THANK YOU! I’ll be here all week!
How so? Given the OP, my physical condition would be on par with the top n[sup]th[/sup] percent of the humanity, but I’d still be a lousy shot and prone to shell shock before too long. I’d also be reluctant to partake in an illegal war. I could still be captured, screw up, and do all sorts of stuff that wouldn’t work, especially because of my condition. Can you imagine being on a commando team with a guy who isn’t afraid of getting shot to hell? How is his risk assessment going to match up with yours? I’d be a terrible soldier, because I’d be getting everybody around me killed, since my risks are so much lower than theirs.
That just ain’t how science works. Cloistering a test subject in an insular community subject to group think isn’t going to provide nearly as much information as leaving me available for study by the wider world. I may have to hire body guards to get some people to leave me alone, and protect me from religious nuts who think I’m the Wandering Jew, but other than that, what issues will it really cause?
There’s just no benefit from the conspiracy thing.
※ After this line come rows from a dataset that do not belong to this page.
template <int D, int P_, int NT, bool SPLIT, bool CTX = false>
__device__ __forceinline__ void g16_dw_pair(const f32x4 (&hv)[NT], const f32x4 (&cx)[NT], const float* taps_o0, float sa, char* pst, int lo_off) {
  const float4* src = reinterpret_cast<const float4*>(taps_o0 + 2 * P_ * 12);
  const float4 a0 = src[0], a1 = src[1], a2 = src[2], b0 = src[3], b1 = src[4], b2 = src[5];
  constexpr auto tiles = std::make_integer_sequence<int, NT>{};
  constexpr int RA = 2 * P_, RB = 2 * P_ + 1;
  float oa[NT], ob[NT];
  __builtin_amdgcn_s_setprio(P_ == 0 ? 3 : 1);
#pragma unroll
  for (int tt = 0; tt < NT; ++tt) { oa[tt] = a2.x; ob[tt] = b2.x; }
  if constexpr (CTX) {
    g16_tapc_tiles<7 * D, NT, RA>(oa, hv, cx, a0.x, tiles); g16_tapc_tiles<7 * D, NT, RB>(ob, hv, cx, b0.x, tiles);
    g16_tapc_tiles<6 * D, NT, RA>(oa, hv, cx, a0.y, tiles); g16_tapc_tiles<6 * D, NT, RB>(ob, hv, cx, b0.y, tiles);
    g16_tapc_tiles<5 * D, NT, RA>(oa, hv, cx, a0.z, tiles); g16_tapc_tiles<5 * D, NT, RB>(ob, hv, cx, b0.z, tiles);
    g16_tapc_tiles<4 * D, NT, RA>(oa, hv, cx, a0.w, tiles); g16_tapc_tiles<4 * D, NT, RB>(ob, hv, cx, b0.w, tiles);
    g16_tapc_tiles<3 * D, NT, RA>(oa, hv, cx, a1.x, tiles); g16_tapc_tiles<3 * D, NT, RB>(ob, hv, cx, b1.x, tiles);
    g16_tapc_tiles<2 * D, NT, RA>(oa, hv, cx, a1.y, tiles); g16_tapc_tiles<2 * D, NT, RB>(ob, hv, cx, b1.y, tiles);
    g16_tapc_tiles<1 * D, NT, RA>(oa, hv, cx, a1.z, tiles); g16_tapc_tiles<1 * D, NT, RB>(ob, hv, cx, b1.z, tiles);
    g16_tapc_tiles<0, NT, RA>(oa, hv, cx, a1.w, tiles);     g16_tapc_tiles<0, NT, RB>(ob, hv, cx, b1.w, tiles);
  } else {
  g16_tap_tiles<7 * D, NT, RA>(oa, hv, a0.x, tiles); g16_tap_tiles<7 * D, NT, RB>(ob, hv, b0.x, tiles);
  g16_tap_tiles<6 * D, NT, RA>(oa, hv, a0.y, tiles); g16_tap_tiles<6 * D, NT, RB>(ob, hv, b0.y, tiles);
  g16_tap_tiles<5 * D, NT, RA>(oa, hv, a0.z, tiles); g16_tap_tiles<5 * D, NT, RB>(ob, hv, b0.z, tiles);
  g16_tap_tiles<4 * D, NT, RA>(oa, hv, a0.w, tiles); g16_tap_tiles<4 * D, NT, RB>(ob, hv, b0.w, tiles);
  g16_tap_tiles<3 * D, NT, RA>(oa, hv, a1.x, tiles); g16_tap_tiles<3 * D, NT, RB>(ob, hv, b1.x, tiles);
  g16_tap_tiles<2 * D, NT, RA>(oa, hv, a1.y, tiles); g16_tap_tiles<2 * D, NT, RB>(ob, hv, b1.y, tiles);
  g16_tap_tiles<1 * D, NT, RA>(oa, hv, a1.z, tiles); g16_tap_tiles<1 * D, NT, RB>(ob, hv, b1.z, tiles);
  g16_tap_tiles<0, NT, RA>(oa, hv, a1.w, tiles);     g16_tap_tiles<0, NT, RB>(ob, hv, b1.w, tiles);
  }
  __builtin_amdgcn_s_setprio(P_ == 0 ? 2 : 0);
#pragma unroll
  for (int tt = 0; tt < NT; ++tt) {
    unsigned ph, pl;
    g16_split_pair<SPLIT>(oa[tt], ob[tt], sa, ph, pl);
    *reinterpret_cast<unsigned*>(pst + tt * 256 + P_ * 4) = ph;
    if constexpr (SPLIT) *reinterpret_cast<unsigned*>(pst + lo_off + tt * 256 + P_ * 4) = pl;
  }
}
template <int D, int NT, bool SPLIT, bool CTX = false>
__device__ __forceinline__ void g16_dw_rows(const f32x4 (&hv)[NT], const f32x4 (&cx)[NT], const float* taps_o0, float sa, char* pst, int lo_off) {
  g16_dw_pair<D, 0, NT, SPLIT, CTX>(hv, cx, taps_o0, sa, pst, lo_off);
  g16_dw_pair<D, 1, NT, SPLIT, CTX>(hv, cx, taps_o0, sa, pst, lo_off);
}
template <int D, int NT, bool SPLIT>
__device__ __forceinline__ void g16_dw_rows(const f32x4 (&hv)[NT], const float* taps_o0, float sa, char* pst, int lo_off) {
  g16_dw_rows<D, NT, SPLIT, false>(hv, hv, taps_o0, sa, pst, lo_off);
}

template <int NT>
__device__ __forceinline__ void g16_load_run(const float* src, f32x4 (&cv)[NT], int r) {
  struct __attribute__((packed, aligned(4))) V4 { float v[4]; };
  struct __attribute__((packed, aligned(4))) V3 { float v[3]; };
  if constexpr (NT == 7) {
    const V4 a = *reinterpret_cast<const V4*>(src);
    const V3 c = *reinterpret_cast<const V3*>(src + 4);
    cv[0][r] = a.v[0]; cv[1][r] = a.v[1]; cv[2][r] = a.v[2]; cv[3][r] = a.v[3];
    cv[4][r] = c.v[0]; cv[5][r] = c.v[1]; cv[6][r] = c.v[2];
  } else if constexpr (NT == 4) {
    const V4 a = *reinterpret_cast<const V4*>(src);
    cv[0][r] = a.v[0]; cv[1][r] = a.v[1]; cv[2][r] = a.v[2]; cv[3][r] = a.v[3];
  } else {
#pragma unroll
    for (int tt = 0; tt < NT; ++tt) cv[tt][r] = src[tt];
  }
}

They know what caused it. They’ll spend a lot more time working on animal models than with me, trying to replicate the results with rats. Hell, when I was sick, my cancer was a super-tumor, growing at six times the normal rate. They took the tumor and never spoke to me again. Some tissue samples now and again, maybe an occassional test here & there, but otherwise what would they get from me?
::creeping up behind js_africanus, swiftly hides handkerchief doused in chloroform::
Wait a minute…are you telling me that you’re NOT the wandering jew? 'Cause I coulda sworn I saw you forging nails at this little shop outside Jerusalem when I was on my last time-travel trip.
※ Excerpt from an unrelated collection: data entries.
int direct_conv_run(const mmtta_conv_desc* d, const mmtta_tensor* x, const mmtta_norm_on_load* x_norm, const void* packed,
                    const float* bias, const mmtta_conv_epilogue* epi, const mmtta_tensor* y, int accumulate, float* stats,
                    const PSets& sets, hipStream_t stream) {
  DArgs a;
  a.ps = sets;
  a.in = tv(x); a.tin = nl(x_norm); a.out = tv(y);
  a.w = (const float*)packed; a.bias = bias;
  const int st = epilogue_add(epi, y, a);
  if (st) return st;
  a.K = x->c; a.N = y->c; a.ksize = d->ksize; a.stride = d->stride;
  a.transposed = (d->op == MMTTA_CONVT_FWD || d->op == MMTTA_CONV_DGRAD) ? 1 : 0;
  a.accumulate = accumulate;
  a.out_vec4 = (y->flags & MMTTA_TENSOR_OWNS_PAD) && y->sw == 4 && aligned16(y);
  a.stats = stats; a.blocks_per_n = direct_blocks_per_n(d, x, y);
  const int T = d->ksize * d->ksize * d->ksize;
  const size_t lds = (size_t)T * a.K * 16 + (size_t)a.K * 8 + 32 * sizeof(float);
  static bool attr_set = false;
  if (!attr_set && lds > 48 * 1024) {
    hipError_t e = hipFuncSetAttribute((const void*)direct_conv_kernel<true>, hipFuncAttributeMaxDynamicSharedMemorySize, 128 * 1024);
    if (e == hipSuccess)
      e = hipFuncSetAttribute((const void*)direct_conv_kernel<false>, hipFuncAttributeMaxDynamicSharedMemorySize, 128 * 1024);
    MMTTA_CHECK(e == hipSuccess, MMTTA_ERR_LAUNCH, "direct conv: cannot raise the dynamic LDS limit: %s", hipGetErrorString(e));
    attr_set = true;
  }
  const bool has_t = a.tin.mean != nullptr || a.tin.scale != nullptr;
  const int variant = direct_variant(d, x);
  const bool thin_bf = variant == 4 && is_bf16(x) && is_bf16(y) && (!(epi && epi->add) || is_bf16(epi->add)) &&
                       x->sw == 4 && y->sw == 4 && ((y->flags & MMTTA_TENSOR_OWNS_PAD) || y->c == 4) && ((uintptr_t)y->ptr) % 8 == 0 &&
                       (!(epi && epi->add) || epi->add->sw == 4);
  MMTTA_CHECK(thin_bf || (is_f32(y) && !(epi && epi->add && is_bf16(epi->add))), MMTTA_ERR_UNSUPPORTED, "direct conv: outputs are fp32-stored");
  if (variant == 5) {
    const int tz = (x->d + 3) / 4, ty = (x->h + 3) / 4, tx = (x->w + 7) / 8;
#ifndef MMTTA_ACT_LEAKY_TU
    if (direct_upconv8_lean(d, x, x_norm, epi, y)) {
      if (a.K == 64) launch_upconv8<64, false, true, true>(a, y->n, tz, ty, tx, stream);
      else launch_upconv8<32, false, true, true>(a, y->n, tz, ty, tx, stream);
      return launch_status("up-convolution (2x2x2 gather GEMM, lean)");
    }
#endif
    MMTTA_BF_DISPATCH(has_t, HT, { MMTTA_BF_DISPATCH(is_bf16(x), XBF, {
      if (a.K == 64) launch_upconv8<64, HT, XBF>(a, y->n, tz, ty, tx, stream);
      else launch_upconv8<32, HT, XBF>(a, y->n, tz, ty, tx, stream);
    }); });
    return launch_status("up-convolution (2x2x2 gather GEMM)");
  }
  MMTTA_CHECK(is_f32(x) || (variant == 3 && d->dtype == MMTTA_BF16) || variant == 1 || thin_bf, MMTTA_ERR_UNSUPPORTED,
              "direct conv: a bf16-stored input is supported by the matrix-core up-convolution and the lanes-along-K kernel only");
  {
    const bool head = d->op == MMTTA_CONV_FWD && d->ksize == 1 && (a.K == 32 || a.K == 64) && !has_t && stats == nullptr &&
                      !(epi && epi->add) && !accumulate && is_f32(y) && dense_rows16(x) && voxel_dense(y) && y->sw == 4 && a.out_vec4;
    if (head) {
      const long long dhw = (long long)y->d * y->h * y->w;
// ... 1 lines not shown
      if (blocks > 2048) blocks = 2048;
      const dim3 grid((unsigned)blocks, y->n), block(256);
      MMTTA_BF_DISPATCH(is_bf16(x), XBF, {
        if (a.K == 32) hipLaunchKernelGGL((pointwise_head_kernel<32, XBF>), grid, block, 0, stream, a);
        else hipLaunchKernelGGL((pointwise_head_kernel<64, XBF>), grid, block, 0, stream, a);
      });
      return launch_status("1x1 head (streaming)");
    }
  }
  if (variant == 1) {
    const size_t kl_lds = (size_t)T * a.K * 16 + 32 * sizeof(float);
    MMTTA_BF_DISPATCH(has_t, HT, {
      if (a.K == 64) launch_klane<16, HT>(a, y->n, kl_lds, stream);
      else launch_klane<8, HT>(a, y->n, kl_lds, stream);
    });
    return launch_status("direct conv (lanes along K)");
  }
  if (variant == 2) {
    MMTTA_BF_DISPATCH(has_t, HT, { launch_row<HT>(a, y->n, stream); });
    return launch_status("direct conv (row)");
  }
  if (variant == 4) {
    const dim3 grid(a.blocks_per_n, y->n), block(256);
    MMTTA_BF_DISPATCH(has_t, HT, { MMTTA_BF_DISPATCH(thin_bf, GBF, {
      switch (g_thin_mfma) {
        case 3: hipLaunchKernelGGL((conv3_mfma4_kernel<HT, 2, GBF>), grid, block, 0, stream, a); break;
        case 2: hipLaunchKernelGGL((conv3_mfma4_kernel<HT, 4, GBF>), grid, block, 0, stream, a); break;
        default: hipLaunchKernelGGL((conv3_mfma4_kernel<HT, 8, GBF>), grid, block, 0, stream, a); break;
      }
    }); });
    return launch_status(thin_bf ? "direct conv (4x4x4 matrix tiles, bf16-stored thin tensors)" : "direct conv (4x4x4 matrix tiles)");
  }
  if (variant == 3) {
    const bool bf = d->dtype == MMTTA_BF16;
    MMTTA_BF_DISPATCH(has_t, HT, {
      if (a.K == 64) launch_upconv_p<64, HT>(a, y->n, bf, stream);
      else launch_upconv_p<32, HT>(a, y->n, bf, stream);
    });
    return launch_status("direct up-convolution");
  }
  MMTTA_BF_DISPATCH(has_t, HT, { hipLaunchKernelGGL(direct_conv_kernel<HT>, dim3(a.blocks_per_n, y->n), dim3(256), lds, stream, a); });
  return launch_status("direct conv");
}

I discussed this with my friends one time in college.
I would go to my girlfriends sorority and get invited to their formals year after year. In a hundred years, you would have a hundred formal pictures of me in their scrapbooks. Then one day I would take all the pictures, make a flip-book out of them where you would see me doing a clever dance.
Wouldn’t chloroform’s effectiveness violate the conditions of the OP? (If Guinness no longer gives me a buzz, that will be sad. ) Besides, you’re going to have a hard time keeping that cloth on my face.
Puleeze! With some of the religious nuts out there, somebody is going to be thinking that.
Well, the OP did say “short of total vaporization.” If you are still on the Earth when the sun goes ker-blooey, I think that qualifies. So no worries there!